--- Raw data Enclosed Below ---
diff --git a/diasss_amd/csrc/dsss_pg_chain.hip b/diasss_amd/csrc/dsss_pg_chain.hip
--- a/diasss_amd/csrc/dsss_pg_chain.hip
+++ b/diasss_amd/csrc/dsss_pg_chain.hip
@@ -51,18 +51,27 @@
 template __global__ void pg_linearize_kernel<false>(int, int, const pose_t* __restrict__, const pose_t* __restrict__, pg_weights, const int* __restrict__, const int* __restrict__, const int* __restrict__, const pose_t* __restrict__, const double* __restrict__, double* __restrict__, double* __restrict__, double* __restrict__, int, int);
 template __global__ void pg_linearize_kernel<true>(int, int, const pose_t* __restrict__, const pose_t* __restrict__, pg_weights, const int* __restrict__, const int* __restrict__, const int* __restrict__, const pose_t* __restrict__, const double* __restrict__, double* __restrict__, double* __restrict__, double* __restrict__, int, int);
 
-__global__ __launch_bounds__(256) void pg_final_sum_kernel(const double* __restrict__ partial, int n, double scale, double* __restrict__ out)
+__global__ __launch_bounds__(256) void pg_final_sum_kernel(const double* __restrict__ partial, int n, double scale, double* out,
+                                                           const double* scal, int* __restrict__ fail, double* __restrict__ rec)
 {
     __shared__ double s_w[4];
     double acc = 0;
     for (int i = threadIdx.x; i < n; i += 256) acc += partial[i];
     const double s = block_sum256(acc, s_w);
-    if (threadIdx.x == 0) *out = s * scale;
+    if (threadIdx.x == 0) {
+        const double v = s * scale;
+        *out = v;
+        if (rec) {
+            for (int q = 0; q < 3; ++q) rec[q] = scal + q == out ? v : scal[q];
+            rec[3] = (double)*fail;
+            *fail = 0;
+        }
+    }
 }
 
 __global__ __launch_bounds__(6 * PG_ASM_POSES) void pg_assemble_kernel(int n, pg_weights W, const double* __restrict__ r, const double* __restrict__ Ji,
                                                           const int* __restrict__ adj_ptr, const int* __restrict__ adj_edge,
-                                                          const double* __restrict__ ew, const double* __restrict__ lambda_ptr,
+                                                          const double* __restrict__ ew, double lambda,
                                                           double* __restrict__ D, double* __restrict__ C, double* __restrict__ g,
                                                           const int* __restrict__ eo, int mp0, int mp1, const int* __restrict__ plist, int np)
 {
@@ -134,7 +143,6 @@
             gg += s;
         }
     }
-    const double lambda = *lambda_ptr;
     if (own_i) {
 #pragma unroll
         for (int b = 0; b < 6; ++b) if (b == a) Dd[b] += lambda;
@@ -197,7 +205,7 @@
                                                          double* __restrict__ E, double* __restrict__ Dl, double* __restrict__ gi,
                                                          double* __restrict__ segDL, double* __restrict__ segDR, double* __restrict__ segGL,
                                                          double* __restrict__ segGR, double* __restrict__ segS, int* __restrict__ fail, int mp0, int mp1,
-                                                         const double* __restrict__ rf, const double* __restrict__ Jf, pg_weights W, const double* __restrict__ lambda_ptr)
+                                                         const double* __restrict__ rf, const double* __restrict__ Jf, pg_weights W, double lambda_in)
 {
     __shared__ pg_seg_lds sh_all[256 / PG_SEG_LANES];
     const int grp = threadIdx.x / PG_SEG_LANES, c = threadIdx.x % PG_SEG_LANES;
@@ -214,7 +222,7 @@
     }
     double lambda = 0.0, rp = 0.0, rn = 0.0, jn[5] = { 0, 0, 0, 0, 0 }, gpre = 0.0, wa = 0.0;
     if constexpr (FROMJ) {
-        lambda = *lambda_ptr;
+        lambda = lambda_in;
         wa = c == 0 ? W.odo[0] : c == 1 ? W.odo[1] : c == 2 ? W.odo[2] : c == 3 ? W.odo[3] : c == 4 ? W.odo[4] : W.odo[5];
         if (c < 6) sh.Wo[c] = wa;
         for (int a = c; a < 36; a += PG_SEG_LANES) { sh.E[0][a] = C[(size_t)L * 36 + a]; sh.C[a] = Jf[(size_t)(L + 2) * 36 + a]; }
--- End of Enclosed Raw data ---
# About this task:
Working from the listing above, pick out every line that has "partial" and copy it.

# Result for this task:
-__global__ __launch_bounds__(256) void pg_final_sum_kernel(const double* __restrict__ partial, int n, double scale, double* __restrict__ out)
+__global__ __launch_bounds__(256) void pg_final_sum_kernel(const double* __restrict__ partial, int n, double scale, double* out,
     for (int i = threadIdx.x; i < n; i += 256) acc += partial[i];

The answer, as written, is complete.